«В настоящее время по делу проводятся сложные экспертизы силами соответствующих компетентных специалистов и другие следственные действия.
По имеющимся в Прокуратуре Союза СССР данным, работы по созданию "искусственной крови" на основе перфторуглеродов в Институте не прерывались и проводятся в соответствии с рекомендациями Бюро отделения биохимии, биофизики и химии физиологически активных соединений АН СССР в рамках Всесоюзной научной программы. О ходе этих работ, их актуальности и современном состоянии можно получить компетентную информацию в соответствующих подразделениях Академии наук и Министерства здравоохранения СССР».

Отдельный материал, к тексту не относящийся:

# ut-vision/Rot-MVGaze

Hardware: AMD Instinct MI355X
Metric: multi-view samples/sec (fwd+bwd), BxVx3x224x224 (higher is better)
Workload: dtype f32; 1 GPU; C3: ResNet-50, V=4, B=128 per GPU, 3x224x224, fwd+loss+bwd; backbone=ResNet-50, views=4, batch_per_gpu=128, global_batch=128, image=3x224x224, parallelism=dp1, weights=random init, seed 0 (kaiming-normal convs, default Linear), rccl_ranks=1, step_launch=eager: every kernel queued from Python

## Files before the change

### include/rotmvgaze.h

```cpp
#ifndef ROTMVGAZE_H
#define ROTMVGAZE_H

#include <stddef.h>
#include <stdint.h>

#ifdef __cplusplus
extern "C" {
#endif

#define MVG_ABI_VERSION 10

int mvg_abi_version(void);
const char *mvg_last_error(void);
int mvg_device_cus(void);
int mvg_set_scratch(void *ptr, size_t bytes, void *stream);
size_t mvg_scratch_bytes(void);
void *mvg_stream_create_low_priority(void);
int mvg_set_reserved_cus(int n);

enum {
  MVG_K_CONV_FPROP = 0, MVG_K_CONV_DGRAD = 1, MVG_K_CONV_WGRAD = 2, MVG_K_WGRAD_REDUCE = 3,
  MVG_K_BN_FINALIZE = 4, MVG_K_BN_APPLY = 5, MVG_K_BN_BWD_REDUCE = 6, MVG_K_BN_BWD_APPLY = 7,
  MVG_K_POOL = 8, MVG_K_LAYOUT = 9, MVG_K_LINEAR_FPROP = 10, MVG_K_LINEAR_DGRAD = 11,
  MVG_K_LINEAR_WGRAD = 12, MVG_K_ROTCAT = 13, MVG_K_COLSUM = 14, MVG_K_LOSS = 15,
// ... 126 lines not shown
                           int inverse, void *stream);
int mvg_relative_rotation(const float *rot, const int32_t *vi, const int32_t *vj, float *rel,
                          int batch, int views, int dirs, void *stream);

int mvg_rotcat_fwd(const float *img_feat , const float *feat ,
                   const float *rel , const int32_t *view_of,
                   const int32_t *src_of, float *x , int batch, int dirs,
                   int cf, int nvec, void *stream);
int mvg_rotcat_bwd(const float *dx, const float *rel, const int32_t *src_of, float *dfeat, int batch,
                   int dirs, int cf, int nvec, void *stream);
int mvg_rotcat_ext_fwd(const float *img_feat, const float *feat, const float *rel_apply,
                       const float *rel_append, const int32_t *view_of, const int32_t *src_of,
                       float *x, int ld, int batch, int dirs, int cf, int nvec, void *stream);
int mvg_rotcat_ext_bwd(const float *dx, int ld, const float *rel, const int32_t *src_of, float *dfeat,
                       int batch, int dirs, int cf, int nvec, void *stream);
int mvg_ibn_scales(const float *a , const float *feat ,
                   const int32_t *view_of, const int32_t *src_of, float *running_mean, int training,
                   float momentum, float eps, float *scales, int batch, int dirs, int nvec,
                   void *stream);
int mvg_paircat_fwd(const float *a, const float *feat, const float *rel, const float *scales,
                    const int32_t *view_of, const int32_t *src_of, float *x, int batch, int dirs,
                    int nvec, void *stream);
int mvg_paircat_bwd(const float *dx, const float *rel, const float *scales, const int32_t *src_of,
                    float *da_dir, float *dfeat, int batch, int dirs, int nvec, void *stream);
int mvg_segment_sum(const float *x, int64_t row_stride, int width, const int32_t *seg_of, float *out,
                    int batch, int dirs, int segments, int accumulate, void *stream);

int mvg_axpby(const float *x, float *y, float a, float b, int64_t n, void *stream);
int mvg_scale_by(const float *x, const float *scale, float *out, int64_t n, void *stream);

int mvg_linear_skinny_fwd(const float *x, const float *w, const float *bias, float *y, int rows, int k,
                          int nout, void *stream);
int mvg_linear_skinny_bwd(const float *dy, const float *x, const float *w, const float *mask, float *dx,
                          float *dw, float *db, int rows, int k, int nout, int accumulate, float *dx_absmax, void *stream);

int mvg_adam_step(float *param, const float *grad, float *exp_avg, float *exp_avg_sq, int64_t n, float lr,
                  float beta1, float beta2, float eps, float weight_decay, int step, void *stream);
int mvg_adam_step_dev(float *param, const float *grad, float *exp_avg, float *exp_avg_sq, int64_t n, const float *lr_dev,
                      float *state3, float beta1, float beta2, float eps, float weight_decay, void *stream);

int mvg_gaze_angular_loss(const float *pred, const float *gt, int n, float row_weight,
                          float *loss, int accumulate, float *dpred, float *theta_out, void *stream);

int mvg_gaze_lp_loss(const float *pred, const float *label, int n, int p, float *loss, float *dpred, void *stream);
int mvg_gaze_angular_loss_multi(const float *pred, const float *gt, int iters, int dirs, int batch, const float *host_weights,
                                float *loss, float *dpred, void *stream);

int mvg_mt19937_seed(uint32_t *host_state , uint64_t seed);
int64_t mvg_pair_index_build(uint32_t *host_state, const int64_t *host_file_rows, int n_files,
                             int camera_tag, int64_t *host_out , int64_t capacity);
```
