template <int DP, int NW, bool SQ>
__global__ __launch_bounds__(64 * NW, NW == 8 ? 1 : 2) void k_prep_sweep(FusedArgs a) {
  using C = F4<DP, NW>;
  constexpr int NS = C::NS, NT = C::NT, NE = C::NE, KS = C::KS, QW = 4;
  extern __shared__ __attribute__((aligned(16))) unsigned char ldsf[];
  const uint4 *Th = reinterpret_cast<const uint4 *>(ldsf);
  const uint4 *Tl = Th + NT * NS * 64;
  const uint4 *Lh = Tl + NT * NS * 64;
  const uint4 *Ll = Lh + C::NLT * 64;
  float *y0l = reinterpret_cast<float *>(const_cast<uint4 *>(Ll + C::NLT * 64));
  float *csl = y0l + 32 * NE;
  double *ctrl = reinterpret_cast<double *>(csl + 32 * NT);
  const int tid = threadIdx.x, lane = tid & 63;
  const int wv = __builtin_amdgcn_readfirstlane(tid >> 6);
  const int p32 = lane & 31, h = lane >> 5;
  unsigned char *area = ldsf + C::r16(C::FRAG) + (size_t)wv * C::WAVE;
  double *xs = reinterpret_cast<double *>(area);
  const int d = a.p.d;
  constexpr float up = 1.0f + 0x1p-18f, dn = 1.0f - 0x1p-18f;
  unsigned *wg_keep = reinterpret_cast<unsigned *>(ldsf + C::r16(C::FRAG) + NW * C::WAVE);
  unsigned &wg_base = wg_keep[8];
  const bool stamp_on = a.stamps != nullptr && blockIdx.x == a.stamp_block && wv == 0;
  auto stamp = [&](int k) __attribute__((always_inline)) {
    if (stamp_on) {
      const unsigned long long t = __builtin_readcyclecounter();
      if (lane == 0) a.stamps[k] = t;
    }
  };
  stamp(0);

  const double sigma = a.p.stats[0];
  const bool sig_ok = sigma >= 0x1p-60 && sigma <= 0x1p60;
  const float sig_f = sig_ok ? (float)sigma : 1.0f;
  if (blockIdx.x == 0 && tid == 0 && a.p.counters) {
    a.p.counters[0] = 0;
    a.p.counters[1] = 0;
  }
  if (!(a.variant & 1u)) {
    uint4 *dst = reinterpret_cast<uint4 *>(ldsf);
    const uint4 *srcT = reinterpret_cast<const uint4 *>(a.p.TtF);
    const uint4 *srcL = reinterpret_cast<const uint4 *>(a.p.LtF);
    for (int e = tid; e < 2 * NT * NS * 64; e += 64 * NW) dst[e] = srcT[e];
    if constexpr (!SQ)
      for (int e = tid; e < 2 * C::NLT * 64; e += 64 * NW) dst[2 * NT * NS * 64 + e] = srcL[e];
  } else {
    typedef __attribute__((address_space(1))) const void gp_t;
    typedef __attribute__((address_space(3))) void lp_t;
    constexpr int NPT = 2 * NT * NS, NPL = SQ ? 0 : 2 * C::NLT;
    const unsigned char *srcT = reinterpret_cast<const unsigned char *>(a.p.TtF);
    const unsigned char *srcL = reinterpret_cast<const unsigned char *>(a.p.LtF);
#pragma unroll
    for (int i = 0; i < (NPT + NPL + NW - 1) / NW; ++i) {
      const int pc = wv + NW * i;
      if (pc < NPT)
        __builtin_amdgcn_global_load_lds((gp_t *)(srcT + (size_t)pc * 1024 + lane * 16), (lp_t *)(ldsf + (size_t)pc * 1024), 16, 0, 0);
      else if (pc < NPT + NPL)
        __builtin_amdgcn_global_load_lds((gp_t *)(srcL + (size_t)(pc - NPT) * 1024 + lane * 16), (lp_t *)(ldsf + (size_t)pc * 1024), 16, 0, 0);
    }
  }
  static_assert(32 * NE <= 64 * NW && 32 * NT <= 64 * NW && 16 * NS <= 64 * NW, "one thread per constant");
  if constexpr (!SQ)
    if (tid < 32 * NE) y0l[tid] = a.p.y0[tid];
  if (tid < 32 * NT) {
    const int col = f4_column(tid >> 5, tid & 31);
    csl[tid] = col < DP ? 2.0f * (float)(sigma * a.p.stats[8 + col]) : 0.0f;
  }
  if (tid < 16 * NS) ctrl[tid] = tid < d ? (double)a.p.c.s_x * a.p.lay_ctr[tid] : 0.0;

  const long long np = a.p.np;
  const long long ngroups = (np + 31) / 32;
  const long long set = (long long)blockIdx.x * NW + wv;
  const long long g0 = set * QW;
  const long long total = np * (long long)d;
  typedef __attribute__((address_space(1))) const void gptr_t;
  typedef __attribute__((address_space(3))) void lptr_t;
  const int units = 16 * d, nfull = units >> 6, rem = units & 63;
  auto fetch_group = [&](long long grp) __attribute__((always_inline)) {
    if (grp >= ngroups) return;
    const long long base = grp * 32 * (long long)d;
    if (base + 32 * (long long)d <= total) {
      const unsigned char *src = reinterpret_cast<const unsigned char *>(a.p.pts + base) + lane * 16;
      int nf = nfull;
      asm volatile("" : "+s"(nf));
#pragma unroll
      for (int ib = 0; ib < C::NPC; ib += 4) {
        gptr_t *gp = (gptr_t *)(src + ib * 1024);
        lptr_t *lp = (lptr_t *)(area + ib * 1024);
        if (ib < nf) __builtin_amdgcn_global_load_lds(gp, lp, 16, 0, 0);
        if (ib + 1 < C::NPC && ib + 1 < nf) __builtin_amdgcn_global_load_lds(gp, lp, 16, 1024, 0);
        if (ib + 2 < C::NPC && ib + 2 < nf) __builtin_amdgcn_global_load_lds(gp, lp, 16, 2048, 0);
        if (ib + 3 < C::NPC && ib + 3 < nf) __builtin_amdgcn_global_load_lds(gp, lp, 16, 3072, 0);
      }
      if (lane < rem)
        __builtin_amdgcn_global_load_lds((gptr_t *)(src + nf * 1024), (lptr_t *)(area + nf * 1024), 16, 0, 0);
    } else {
#pragma nounroll
      for (int e = lane; e < units; e += 64) {
        const long long g = base + 2 * e;
        double v0 = 0.0, v1 = 0.0;
        if (g < total) v0 = a.p.pts[g];
        if (g + 1 < total) v1 = a.p.pts[g + 1];
        xs[2 * e] = v0;
        xs[2 * e + 1] = v1;
      }
    }
  };
  fetch_group(g0);
  if (a.variant & 1u) asm volatile("s_waitcnt vmcnt(0)" ::: "memory");
  __syncthreads();
  stamp(1);

  const float sqrt_k = __builtin_sqrtf((float)(16 * KS));
  const float namax = (float)a.p.stats[1] * up;
  float cs2 = 0.0f;
  for (int e = 0; e < 32 * NT; ++e) cs2 = __builtin_fmaf(csl[e], csl[e], cs2);
  const float csn = 0.5f * __builtin_sqrtf(cs2) * up;
  const float zeta_scale = sig_f * a.p.c.zt * up;
  const float zeta0 = (a.p.c.g_chain * csn + sig_f * a.p.c.zt_abs) * up + 0x1p-100f;
  const float kappa = -2.0f * sig_f * a.p.c.inv_st_sx;
  const double sr = sigma * sqrt(a.p.r2);
  const float sr_lo = (float)(sr * (1.0 - 0x1p-30)) * dn;
  const float sr_hi = (float)(sr * (1.0 + 0x1p-30)) * up;
  const float inv_sx2 = a.p.c.inv_sx * a.p.c.inv_sx, inv_slsx2 = a.p.c.inv_sl_sx * a.p.c.inv_sl_sx;
  const double sxd = (double)a.p.c.s_x;

  half8v bq[QW][KS];
  float tlo[QW], thi[QW];
  half8v hia[NS], loa[NS];
  float dn2a = 0.0f;
  typedef __attribute__((address_space(3))) const double lds_cdouble;
  lds_cdouble *xrow = (lds_cdouble *)(xs + p32 * d + 8 * h);
  lds_cdouble *crow = (lds_cdouble *)(ctrl + 8 * h);
  asm volatile("" : "+v"(xrow), "+v"(crow));
  auto operands = [&]() __attribute__((always_inline)) {
    float dn2 = 0.0f;
    constexpr int SB = MLF_OPERAND_STEPS;
#pragma unroll
    for (int sb = 0; sb < NS; sb += SB) {
      double xv[SB][8], cv[SB][8];
#pragma unroll
      for (int s = sb; s < sb + SB && s < NS; ++s)
#pragma unroll
        for (int jj = 0; jj < 8; ++jj) {
          if (16 * s + (jj & ~1) >= DP) continue;
          xv[s - sb][jj] = xrow[16 * s + jj];
// ... 27 lines not shown
          }
          float x32[2];
#pragma unroll
          for (int e = 0; e < 2; ++e) {
            const int jj = 2 * j2 + e;
            const int k = 16 * s + 8 * h + jj;
            const bool ok = 16 * s + 8 + jj < C::KMIN || k < d;
            const double x = __builtin_fma(xv[s - sb][jj], sxd, -cv[s - sb][jj]);
            x32[e] = ok ? (float)x : 0.0f;
            dn2 = __builtin_fmaf(x32[e], x32[e], dn2);
          }
          const half2v hp = __builtin_convertvector((float2v){x32[0], x32[1]}, half2v);
          const float2v res = {x32[0] - (float)hp[0], x32[1] - (float)hp[1]};
          const half2v lp = __builtin_convertvector(res, half2v);
          hia[s][2 * j2] = hp[0];
          hia[s][2 * j2 + 1] = hp[1];
          loa[s][2 * j2] = lp[0];
          loa[s][2 * j2 + 1] = lp[1];
        }
      }
    }
    return dn2;
  };
  auto frag = [&](const uint4 *base, int idx) __attribute__((always_inline)) {
    union { uint4 u; half8v h8; } cv;
    cv.u = base[idx * 64 + lane];
    return cv.h8;
  };
  if (g0 < ngroups) {
    asm volatile("s_waitcnt vmcnt(0)" ::: "memory");
    __builtin_amdgcn_wave_barrier();
    stamp(2);
    dn2a = operands();
    asm volatile("s_waitcnt lgkmcnt(0)" ::: "memory");
    __builtin_amdgcn_wave_barrier();
    fetch_group(g0 + 1);
  }
#pragma unroll
  for (int g = 0; g < QW; ++g) {
    const long long grp = g0 + g;
    unsigned pk[KS * 4];
#pragma unroll
    for (int i = 0; i < KS * 4; ++i) pk[i] = 0u;
    float lo_f = -1.0f, hi_f = -1.0f;
    if (grp < ngroups) {
      const long long p = grp * 32 + p32;
      const bool live = p < np;
      unsigned char pre = 1;
// ... 127 lines not shown
      sp[2].v = (half2v){p2, p3};
#pragma unroll
      for (int q = 0; q < 3; ++q) {
        const int c = DP + 2 * q;
        if (h == ((c >> 3) & 1)) pk[4 * (c >> 4) + ((c & 7) >> 1)] = sp[q].u;
      }
      if (rt != 1) {
#pragma unroll
        for (int i = 0; i < KS * 4; ++i) pk[i] = 0u;
      }
      if (__any(rt == 2) && lane == 0) *a.p.scan_flag = 1u;
      if (live && h == 0) {
        a.p.route[p] = (uint8_t)rt;
        a.p.best[p] = kNone;
      }
      stamp(3 + 2 * g);
      if (g + 1 < QW && grp + 1 < ngroups) {
        asm volatile("s_waitcnt vmcnt(0)" ::: "memory");
        __builtin_amdgcn_wave_barrier();
        stamp(4 + 2 * g);
        dn2a = operands();
        asm volatile("s_waitcnt lgkmcnt(0)" ::: "memory");
        __builtin_amdgcn_wave_barrier();
        if (g + 2 < QW) fetch_group(grp + 2);
      }
    }
#pragma unroll
    for (int s = 0; s < KS; ++s) {
      union { uint4v u; half8v h8; } cv;
      cv.u = (uint4v){pk[4 * s], pk[4 * s + 1], pk[4 * s + 2], pk[4 * s + 3]};
      bq[g][s] = cv.h8;
    }
    tlo[g] = low_half32(lo_f);
    thi[g] = low_half32(hi_f);
  }

  int run[QW];
#pragma unroll
  for (int g = 0; g < QW; ++g) run[g] = kPosInf;
  bool any_valid = false;
#pragma unroll
  for (int g = 0; g < QW; ++g) any_valid = any_valid || thi[g] > 0.0f;
  if (g0 < ngroups && __any(any_valid)) {
    const int ntl = a.tile1 - a.tile0;
    const int tstart = a.tile0 + (int)((set * 37) % ntl);
    constexpr int kTileBytes = KS * 1024;
    const __amdgpu_buffer_rsrc_t rsrc =
// ... 58 lines not shown
  unsigned keepm[QW];
  int qmn[QW];
  unsigned total_keep = 0u;
#pragma unroll
  for (int g = 0; g < QW; ++g) {
    keepm[g] = 0u;
    qmn[g] = kPosInf;
    if (g0 + g >= ngroups) continue;
    const long long qi = (g0 + g) * 32 + p32;
    const int m = half_min32(run[g]);
    const float mf = __int_as_float(m);
    const bool valid = qi < np && thi[g] > 0.0f;
    const bool hit = valid && mf <= tlo[g];
    if (lane < 32 && hit) a.p.best[qi] = 0;
    keepm[g] = (unsigned)__ballot(valid && !hit);
    qmn[g] = m;
    total_keep += (unsigned)__popc(keepm[g]);
  }
  if (lane == 0) wg_keep[wv] = total_keep;
  __syncthreads();
  if (tid == 0) {
    unsigned all = 0u;
    for (int w = 0; w < NW; ++w) all += wg_keep[w];
    wg_base = all ? atomicAdd(a.ccount, all) : 0u;
  }
  __syncthreads();
  if (total_keep != 0u) {
    unsigned base = wg_base;
    for (int w = 0; w < wv; ++w) base += wg_keep[w];
    base = (unsigned)__builtin_amdgcn_readfirstlane((int)base);
    uint4 *dst = reinterpret_cast<uint4 *>(a.cq);
    const unsigned row = (unsigned)p32;
#pragma unroll
    for (int g = 0; g < QW; ++g) {
      if ((keepm[g] >> row) & 1u) {
        const unsigned rank = base + (unsigned)__popc(keepm[g] & ((1u << row) - 1u));
        const size_t gd = rank >> 5;
        const unsigned rd = (rank & 31u) + (unsigned)(lane & 32);
        if (rank < a.ccap) {
#pragma unroll
          for (int s = 0; s < KS; ++s) {
            union { half8v h8; uint4 u; } cv;
            cv.h8 = bq[g][s];
            dst[(gd * KS + s) * 64 + rd] = cv.u;
          }
        }
        if (lane < 32 && rank < a.ccap) {
          a.ctlo[rank] = tlo[g];
          a.cthi[rank] = thi[g];
          a.cmap[rank] = (int)((g0 + g) * 32 + p32);
          a.cmin[rank] = qmn[g];
        }
      }
      base += (unsigned)__popc(keepm[g]);
    }
  }
  stamp(12);
}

А в Министерстве здравоохранения нам ответили так:
"Министерство здравоохранения СССР сообщает, что в настоящее время Прокуратурой СССР ведется следствие по факту проведения клинических испытаний препарата — переносчика кислорода на основе перфторуглеродов, без разрешения на то Фармакологического комитета. Эти вопросы находятся в ведении Прокуратуры СССР. Минздрав СССР не получает информации о ходе следствия до его завершения".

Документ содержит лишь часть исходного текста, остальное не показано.